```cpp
JobOutput StitchJob::run(const std::vector<MisImage>& frames) {
    if ((int)frames.size() != n_) throw std::runtime_error("StitchJob::run: one frame per camera");
    JobOutput out;
    check(cctx_, mis_context_wait(cctx_, ctx_), "mis_context_wait");
    const MisImage* work = work_frames(frames);
    prep_.arm([this] { if (spec_ok_) prepare(everyone_); });
    check(ctx_, mis_orb_on_enqueued(orb_, &Hook::fire, &prep_), "mis_orb_on_enqueued");
    std::vector<MisFeatures> feats(n_);
    std::memset(feats.data(), 0, sizeof(MisFeatures) * n_);
    const int rc_f = mis_orb_detect_batch(orb_, work, n_, feats.data());
    mis_orb_on_enqueued(orb_, nullptr, nullptr);
    check(ctx_, rc_f, "mis_orb_detect_batch");
    prep_.finish();
    for (int i = 0; i < n_; i++) { feats[i].img_idx = i; out.num_features.push_back(feats[i].n); }
    const MisMatchParams mp = reset_matches();
    match_.arm([this, &frames] {
        if (!spec_ok_) return;
        fence_knn();
        compose(frames, everyone_, everyone_);
        finalize();
    });
    check(ctx_, mis_match_on_enqueued(ctx_, &Hook::fire, &match_), "mis_match_on_enqueued");
    const int rc = mis_match_pairs_model(ctx_, feats.data(), n_, &mp, model_, nullptr, cfg_.range_width, 0, 1, pairwise_.data());
    mis_match_on_enqueued(ctx_, nullptr, nullptr);
    for (auto& f : feats) mis_features_free(ctx_, &f);
    check(ctx_, rc, "mis_match_pairs_model");
    match_.finish();
    out.confidence.resize((size_t)n_ * n_);
    for (int k = 0; k < n_ * n_; k++) out.confidence[k] = pairwise_[k].confidence;
    std::vector<int> idx(n_);
    int kept = 0;
    check(ctx_, mis_leave_biggest_component(pairwise_.data(), n_, cfg_.conf_thresh, idx.data(), &kept), "mis_leave_biggest_component");
    idx.resize(kept);
    if (kept < 2) throw std::runtime_error("Need more images");
    out.indices = idx;
    out.speculation_kept = spec_ok_ && kept == n_;
    if (!out.speculation_kept) {
        prepare(idx);
        compose(frames, everyone_, idx);
        finalize();
    }
    check(cctx_, mis_context_synchronize(cctx_), "mis_context_synchronize (compose)");
    out.pano = pano_; out.mask = mask_;
    out.num_bands = key_.bands; out.pano_width = key_.pano.width; out.pano_height = key_.pano.height;
    out.matches = pairwise_;
    return out;
}

}
```

host/job_core.cpp:

```cpp
#include "job_core.hpp"
#include <algorithm>
#include <numeric>

namespace mis {

static float median_focal(const std::vector<CameraParams>& cams, const std::vector<int>& idx) {
    std::vector<double> f;
    for (int i : idx) f.push_back(cams[i].focal);
    std::sort(f.begin(), f.end());
    return f.size() % 2 == 1 ? static_cast<float>(f[f.size() / 2]) : static_cast<float>(f[f.size() / 2 - 1] + f[f.size() / 2]) * 0.5f;
}

void JobCore::Hook::fire(void* self_) {
    Hook* self = static_cast<Hook*>(self_);
    self->ran_ = true;
    try { self->body_(); } catch (const std::exception& e) { self->error_ = e.what(); }
}

void JobCore::Hook::arm(std::function<void()> body) {
    body_ = std::move(body);
    ran_ = false;
    error_.clear();
}

void JobCore::Hook::finish() {
    if (!ran_) fire(this);
    if (!error_.empty()) throw std::runtime_error(error_);
}

void JobCore::check(MisContext* c, int rc, const char* what) const {
    if (rc != MIS_OK) throw std::runtime_error(std::string(what) + " failed" + where_ + ": " + mis_last_error(c));
}

JobCore::JobCore(const char* who, std::string where, int device, void* main_stream, int width, int height, const std::vector<CameraParams>& cameras,
                 const StitchConfig& cfg)
    : w_(width), h_(height), n_((int)cameras.size()), wg_(work_geometry(cfg, width, height)), cams_(cameras), cfg_(cfg), everyone_(n_), mstream_(main_stream),
      where_(std::move(where)) {
    std::iota(everyone_.begin(), everyone_.end(), 0);
    if (wg_.scale != 1.0) {
        for (auto& c : cams_) { c.focal *= wg_.scale; c.ppx *= wg_.scale; c.ppy *= wg_.scale; }
        compose_work_aspect_ = 1.0 / wg_.scale;
    }
    try {
        if (cfg_.features_type != "orb" || cfg_.ba_cost_func != "no" || cfg_.expos_comp_type != "no" || cfg_.seam_find_type != "no")
            throw std::runtime_error(std::string(who) + " runs the hot path (ORB, supplied cameras, no seam-scale step); use mis::Stitcher for the other options");
        kind_ = warp_kind(cfg_.warp_type);
        check_range_width(cfg_.range_width);
        model_ = matcher_model(cfg_.matcher_type, cfg_.range_width);
        if (mis_context_create(device, mstream_, &ctx_) != MIS_OK) throw std::runtime_error("mis_context_create failed: no HIP device (there is no CPU fallback)");
        check(ctx_, mis_stream_create(device, 0, &cstream_), "mis_stream_create");
        if (mis_context_create(device, cstream_, &cctx_) != MIS_OK) throw std::runtime_error("mis_context_create (compose stream) failed");
        MisOrbParams op;
        mis_orb_default_params(&op);
        check(ctx_, mis_orb_create(ctx_, &op, wg_.width, wg_.height, &orb_), "mis_orb_create");
    } catch (...) {
        release();
        throw;
    }
    Ks_.resize((size_t)n_ * 9); Rs_.resize((size_t)n_ * 9);
    for (int i = 0; i < n_; i++) {
        CameraParams cc = cams_[i];
        if (compose_work_aspect_ != 1.0) { cc.focal *= compose_work_aspect_; cc.ppx *= compose_work_aspect_; cc.ppy *= compose_work_aspect_; }
        const Mat3<float> K = cc.K().cast<float>(), R = cams_[i].R.cast<float>();
        std::copy(K.m.begin(), K.m.end(), Ks_.begin() + 9 * i);
        std::copy(R.m.begin(), R.m.end(), Rs_.begin() + 9 * i);
    }
    if (kind_ != MIS_WARP_SPHERICAL) {
        const float scale = warp_scale(everyone_);
        MisRect r;
        if (MIS_WARP_ROI_IS_FULL_SCAN(kind_)) {
            std::vector<MisRect> rr((size_t)n_);
            spec_ok_ = n_ == 0 || mis_warper_roi_batch(cctx_, kind_, scale, w_, h_, n_, Ks_.data(), Rs_.data(), rr.data()) == MIS_OK;
        } else
            for (int i = 0; i < n_ && spec_ok_; i++) spec_ok_ = mis_warper_roi(kind_, scale, w_, h_, &Ks_[9 * i], &Rs_[9 * i], &r) == MIS_OK;
    }
}

JobCore::~JobCore() { release(); }

float JobCore::warp_scale(const std::vector<int>& idx) const {
    const float scale = median_focal(cams_, idx);
    return compose_work_aspect_ != 1.0 ? scale * static_cast<float>(compose_work_aspect_) : scale;
}

const MisImage* JobCore::work_frames(const std::vector<MisImage>& frames) {
    if (wg_.scale == 1.0 || frames.empty()) return frames.data();
    if (work_.size() < frames.size()) work_.resize(frames.size(), MisImage{});
    check(ctx_, mis_resize_linear_exact_batch(ctx_, frames.data(), (int)frames.size(), 0, 0, wg_.scale, wg_.scale, work_.data()), "mis_resize_linear_exact_batch");
    return work_.data();
}

void JobCore::release() {
    if (cctx_) mis_context_synchronize(cctx_);
    if (ctx_) mis_context_synchronize(ctx_);
    if (!pairwise_.empty()) mis_matches_free(pairwise_.data(), (int)pairwise_.size());
    if (ctx_) for (auto& im : work_) mis_image_free(ctx_, &im);
    if (blender_) mis_blender_destroy(blender_);
    if (orb_) mis_orb_destroy(orb_);
    if (cctx_) mis_context_destroy(cctx_);
    if (ctx_) mis_context_destroy(ctx_);
    if (cstream_) mis_stream_destroy(cstream_);
    if (mstream_) mis_stream_destroy(mstream_);
}

void JobCore::synchronize() {
    check(ctx_, mis_context_synchronize(ctx_), "mis_context_synchronize");
    check(cctx_, mis_context_synchronize(cctx_), "mis_context_synchronize (compose)");
}

JobCore::Compose JobCore::prepare(const std::vector<int>& idx) {
    const int m = (int)idx.size();
    const float scale = warp_scale(idx);
    std::vector<float> Ks((size_t)m * 9), Rs((size_t)m * 9);
    for (int k = 0; k < m; k++) {
        std::copy(Ks_.begin() + 9 * idx[k], Ks_.begin() + 9 * idx[k] + 9, Ks.begin() + 9 * k);
        std::copy(Rs_.begin() + 9 * idx[k], Rs_.begin() + 9 * idx[k] + 9, Rs.begin() + 9 * k);
    }
    rois_.assign(m, MisRect{});
    check(cctx_, mis_warper_roi_batch(cctx_, kind_, scale, w_, h_, m, Ks.data(), Rs.data(), rois_.data()), "mis_warper_roi_batch");
    std::vector<MisPoint> corners(m);
    std::vector<MisSize> sizes(m);
    for (int k = 0; k < m; k++) { corners[k] = {rois_[k].x, rois_[k].y}; sizes[k] = {rois_[k].width, rois_[k].height}; }
    Compose c;
    check(cctx_, mis_result_roi(corners.data(), sizes.data(), m, &c.pano), "mis_result_roi");
    check(cctx_, mis_blend_config(cfg_.blend_type, cfg_.blend_strength, c.pano.width, c.pano.height, &c.type, &c.bands, &c.sharp), "mis_blend_config");
    if (!blender_ || c.type != key_.type || c.bands != key_.bands || c.sharp != key_.sharp) {
        if (blender_) { mis_blender_destroy(blender_); blender_ = nullptr; }
        check(cctx_, mis_blender_create(cctx_, c.type, c.bands, c.sharp, &blender_), "mis_blender_create");
    }
    key_ = c;
    check(cctx_, mis_blender_prepare(blender_, corners.data(), sizes.data(), m), "mis_blender_prepare");
    return c;
}

void JobCore::fence_knn() {
    const int rc = mis_match_knn_fence(ctx_, cstream_, mis_match_sequence(ctx_), 0);
    if (rc < 0) check(ctx_, rc, "mis_match_knn_fence");
}

void JobCore::compose(const std::vector<MisImage>& frames, const std::vector<int>& frame_ids, const std::vector<int>& idx) {
    std::vector<MisImage> fr;
    std::vector<float> Ks, Rs;
    std::vector<MisRect> rois;
    for (size_t q = 0; q < frame_ids.size(); q++) {
        const auto it = std::find(idx.begin(), idx.end(), frame_ids[q]);
        if (it == idx.end()) continue;
        fr.push_back(frames[q]);
        Ks.insert(Ks.end(), Ks_.begin() + 9 * frame_ids[q], Ks_.begin() + 9 * frame_ids[q] + 9);
        Rs.insert(Rs.end(), Rs_.begin() + 9 * frame_ids[q], Rs_.begin() + 9 * frame_ids[q] + 9);
        rois.push_back(rois_[it - idx.begin()]);
    }
    if (fr.empty()) return;
    check(cctx_, mis_compose_frames_kind(blender_, kind_, fr.data(), (int)fr.size(), warp_scale(idx), Ks.data(), Rs.data(), rois.data()),
          "mis_compose_frames_kind");
}

MisMatchParams JobCore::reset_matches() {
    if (!pairwise_.empty()) { mis_matches_free(pairwise_.data(), (int)pairwise_.size()); pairwise_.clear(); }
    pairwise_.assign((size_t)n_ * n_, MisMatchesInfo{});
    return match_params(model_, cfg_.match_conf);
}

}
```

host/job_core.hpp:

```cpp
#pragma once
#include <functional>
#include <string>
#include <vector>
#include "stitcher.hpp"

namespace mis {

struct JobOutput {
    std::vector<int> indices;
    std::vector<double> confidence;
    std::vector<int> num_features;
    MisImage pano{}, mask{};
    int num_bands = 0, pano_width = 0, pano_height = 0;
    bool speculation_kept = false;
    std::vector<MisMatchesInfo> matches;
};

class JobCore {
protected:
    struct Compose { int type = 0, bands = 0; float sharp = 0; MisRect pano{}; };

    class Hook {
    public:
        static void fire(void* self);
        void arm(std::function<void()> body);
        void finish();
    private:
        std::function<void()> body_;
        bool ran_ = false;
        std::string error_;
    };

    JobCore(const char* who, std::string where, int device, void* main_stream, int width, int height, const std::vector<CameraParams>& cameras,
            const StitchConfig& cfg);
    ~JobCore();
    JobCore(const JobCore&) = delete;
    JobCore& operator=(const JobCore&) = delete;

    void check(MisContext* c, int rc, const char* what) const;
    void synchronize();
    Compose prepare(const std::vector<int>& idx);
    void fence_knn();
    const MisImage* work_frames(const std::vector<MisImage>& frames);
    float warp_scale(const std::vector<int>& idx) const;
    void compose(const std::vector<MisImage>& frames, const std::vector<int>& frame_ids, const std::vector<int>& idx);
    MisMatchParams reset_matches();

    int w_, h_, n_;
    WorkGeometry wg_;
    double compose_work_aspect_ = 1;
    std::vector<CameraParams> cams_;
    std::vector<MisImage> work_;
    StitchConfig cfg_;
    std::vector<int> everyone_;
    int kind_ = MIS_WARP_SPHERICAL;
    int model_ = MIS_MATCH_HOMOGRAPHY;
    bool spec_ok_ = true;
    void* mstream_ = nullptr;
    void* cstream_ = nullptr;
    MisContext* ctx_ = nullptr;
    MisContext* cctx_ = nullptr;
    MisOrb* orb_ = nullptr;
    MisBlender* blender_ = nullptr;
    Compose key_{};
    std::vector<float> Ks_, Rs_;
    std::vector<MisRect> rois_;
    std::vector<MisMatchesInfo> pairwise_;

private:
    void release();
    std::string where_;
};

}
```

image_stitching_amd/_capi.py:

```python
import ctypes as C
import os
import re

_HERE = os.path.dirname(os.path.abspath(__file__))
LIB_PATH = os.path.join(_HERE, "libmistitch.so")
HEADER_PATH = os.path.join(os.path.dirname(_HERE), "include", "mistitch.h")

MIS_OK = 0
MIS_FENCE_TIMEOUT = 1
MEM_HOST, MEM_DEVICE = 0, 1
U8, S16, F32 = 0, 1, 2
INTER_NEAREST, INTER_LINEAR = 0, 1
BORDER_CONSTANT, BORDER_REFLECT = 0, 2
BLEND_NO, BLEND_FEATHER, BLEND_MULTI_BAND = 0, 1, 2
WARP_SPHERICAL, WARP_CYLINDRICAL, WARP_PLANE, WARP_MERCATOR, WARP_FISHEYE, WARP_STEREOGRAPHIC = 0, 1, 2, 3, 4, 5


def roi_is_full_scan(kind):
    return WARP_MERCATOR <= kind <= WARP_STEREOGRAPHIC


MATH_LOG, MATH_TAN, MATH_SINH, MATH_ASIN, MATH_ATAN, MATH_EXP = 0, 1, 2, 3, 4, 5
MATCH_HOMOGRAPHY, MATCH_AFFINE_PARTIAL = 0, 1
EXPOS_NO, EXPOS_GAIN, EXPOS_GAIN_BLOCKS, EXPOS_CHANNELS, EXPOS_CHANNELS_BLOCKS = 0, 1, 2, 3, 4


class MisPoint(C.Structure):
    _fields_ = [("x", C.c_int), ("y", C.c_int)]


class MisSize(C.Structure):
    _fields_ = [("width", C.c_int), ("height", C.c_int)]


class MisRect(C.Structure):
    _fields_ = [("x", C.c_int), ("y", C.c_int), ("width", C.c_int), ("height", C.c_int)]


class MisLevelRect(C.Structure):
    _fields_ = [("level", C.c_int), ("x0", C.c_int), ("y0", C.c_int), ("x1", C.c_int), ("y1", C.c_int), ("offset", C.c_ulonglong)]


class MisImage(C.Structure):
    _fields_ = [("data", C.c_void_p), ("width", C.c_int), ("height", C.c_int), ("channels", C.c_int),
                ("stride", C.c_size_t), ("dtype", C.c_int), ("mem", C.c_int)]


class MisKeyPoint(C.Structure):
    _fields_ = [("x", C.c_float), ("y", C.c_float), ("size", C.c_float), ("angle", C.c_float),
                ("response", C.c_float), ("octave", C.c_int)]


class MisOrbParams(C.Structure):
    _fields_ = [("nfeatures", C.c_int), ("scale_factor", C.c_float), ("nlevels", C.c_int),
                ("edge_threshold", C.c_int), ("first_level", C.c_int), ("wta_k", C.c_int),
                ("score_type", C.c_int), ("patch_size", C.c_int), ("fast_threshold", C.c_int)]


class MisSiftParams(C.Structure):
    _fields_ = [("nfeatures", C.c_int), ("n_octave_layers", C.c_int), ("contrast_threshold", C.c_double),
                ("edge_threshold", C.c_double), ("sigma", C.c_double)]


class MisCameraParams(C.Structure):
    _fields_ = [("focal", C.c_double), ("aspect", C.c_double), ("ppx", C.c_double), ("ppy", C.c_double), ("R", C.c_double * 9),
                ("t", C.c_double * 3)]


class MisFeatures(C.Structure):
    _fields_ = [("img_idx", C.c_int), ("img_w", C.c_int), ("img_h", C.c_int), ("n", C.c_int),
                ("keypoints", C.c_void_p), ("descriptors", C.c_void_p), ("desc_cols", C.c_int),
                ("desc_dtype", C.c_int), ("owner_", C.c_void_p)]


class MisMatchParams(C.Structure):
    _fields_ = [("match_conf", C.c_float), ("num_matches_thresh1", C.c_int), ("num_matches_thresh2", C.c_int),
                ("ransac_thresh", C.c_double), ("max_iters", C.c_int), ("confidence", C.c_double)]


class MisCompensatorParams(C.Structure):
    _fields_ = [("type", C.c_int), ("nr_feeds", C.c_int), ("block_width", C.c_int), ("block_height", C.c_int),
                ("nr_gain_filtering_iterations", C.c_int)]


class MisDMatch(C.Structure):
    _fields_ = [("query_idx", C.c_int), ("train_idx", C.c_int), ("img_idx", C.c_int), ("distance", C.c_float)]


class MisMatchesInfo(C.Structure):
    _fields_ = [("src_img_idx", C.c_int), ("dst_img_idx", C.c_int), ("n_matches", C.c_int),
                ("matches", C.POINTER(MisDMatch)), ("inliers_mask", C.POINTER(C.c_uint8)), ("num_inliers", C.c_int),
                ("has_H", C.c_int), ("H", C.c_double * 9), ("confidence", C.c_double)]


_vp, _i, _f, _d = C.c_void_p, C.c_int, C.c_float, C.c_double
_P = C.POINTER
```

__EXERCISE PROMPT__. Every line that holds the word "clear" should be copied from the records above.

__ANSWER BOX__.
    error_.clear();
    if (!pairwise_.empty()) { mis_matches_free(pairwise_.data(), (int)pairwise_.size()); pairwise_.clear(); }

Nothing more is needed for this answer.